Abstract

Global warming, climate change and crop extensification in marginal dryland areas are related to long dry season and waterdeficit. The water availability is an important factor in improving plant production. Application of drought tolerant rice cultivars is one of several options that might be used. Genetic engineering at the level of transcription factors is particularly promising strategy to develop drought tolerant rice varieties. Transcription factors regulate a wide range of target genes in which of them contribute to stress tolerance. HD Zip genes are transcription factor that potential in the adaptation of plants to some environment stresses including water deficit. HD-ZIP oshox4 (oryza sativa homeobox) gene controlled by 35S promotor is inserted into pCAMBIA 1300 vector with hpt (hygromycin) gene as a selectable marker. The aim of this research is to obtain transgenic rice plant from transformation with 35S-oshox4 plasmid, segregation analysis of marker gene (hpt) by PCR method at T0 and T1 generation, and hygromycin resistance analysis of seeds.

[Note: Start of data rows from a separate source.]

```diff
-                    patch[rl * IG_LD + (lane & 31)] = v;
-                } else if (cok && rbase + rl < P) {
-                    a.y[(rbase + rl) * a.ldy + col] = a.addend ? v + a.addend[(rbase + rl) * a.ld_add + col] : v;
+#pragma unroll
+                for (int r = 0; r < 16; ++r) {
+                    const int rl = (r & 3) + 8 * (r >> 2);
+                    const bool ok = cok && rl + half4 < rows_left;
+                    const float v = acc[i][j][r] + bv;
+                    if (ok) {
+                        s1[j] += v;
+                        s2[j] += v * v;
+                    }
+                    __builtin_amdgcn_raw_buffer_store_b32(__builtin_bit_cast(unsigned, a.addend ? v + ad[r] : v), yres, ok ? half4 * ldy4 + col * 4 : EP_OOB,
+                                                          rl * ldy4, 0);
                 }
-            }
-            if (vec_ok) {
-                const int cb = n0 + wn * TN * 32 + 32 * j + (lane & 7) * 4;
-#pragma unroll
-                for (int rq = 0; rq < 4; ++rq) {
-                    const int rl = rq * 8 + (lane >> 3);
-                    const int64_t row = rbase + rl;
-                    float4 o = uda_ld4(&patch[rl * IG_LD + (lane & 7) * 4]);
-                    if (row < P && cb < a.Cout) {
-                        if (cb + 3 < a.Cout) {
-                            if (a.addend) {
-                                const float4 ad = uda_ld4(a.addend + row * a.ld_add + cb);
-                                o.x += ad.x; o.y += ad.y; o.z += ad.z; o.w += ad.w;
-                            }
-                            uda_st4(a.y + row * a.ldy + cb, o);
-                        } else {
-                            const float ov[4] = {o.x, o.y, o.z, o.w};
-                            for (int q = 0; q < 4; ++q)
-                                if (cb + q < a.Cout) a.y[row * a.ldy + cb + q] = a.addend ? ov[q] + a.addend[row * a.ld_add + cb + q] : ov[q];
-                        }
+            } else {
+#pragma unroll
+                for (int r = 0; r < 16; ++r) {
+                    const int rl = (r & 3) + 8 * (r >> 2) + half4;
+                    const float v = acc[i][j][r] + bv;
+                    if (cok && rbase + rl < P) {
+                        s1[j] += v;
+                        s2[j] += v * v;
+                        a.y[(rbase + rl) * a.ldy + col] = a.addend ? v + a.addend[(rbase + rl) * a.ld_add + col] : v;
                     }
                 }
             }
```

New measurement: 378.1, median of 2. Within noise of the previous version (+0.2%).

Recombinant plasmid was transformed into rice genome of IRAT 112 and rojolele cultivars using Agrobacterium tumefaciens. The results showed thattransformation efficiency of IRAT 112 was 5.7-13.6% and 26-66,7% for rojolele. While regeneration efficiency for IRAT 112 is 4.7-43.7% and 23-44.1% for rojolele. The result of hygromycin resistance test at T1 seeds were obtained 14 lines cv. rojolele segregation Mendelian for hpt gene. The PCR analysis using specific primers for hpt gene at the parent (T0) from 14 lines showed that 7 lines contain the gene. At the second generation (T1), PCR analysis using hpt primers showed that 3 from 4 lines were followed Mendelian segregation pattern by the presence of specific band.Key words: HD-Zip oshox (oryza sativa homeobox), 35S-oshox4, hpt, Agrobacterium tumefaciens, PCR.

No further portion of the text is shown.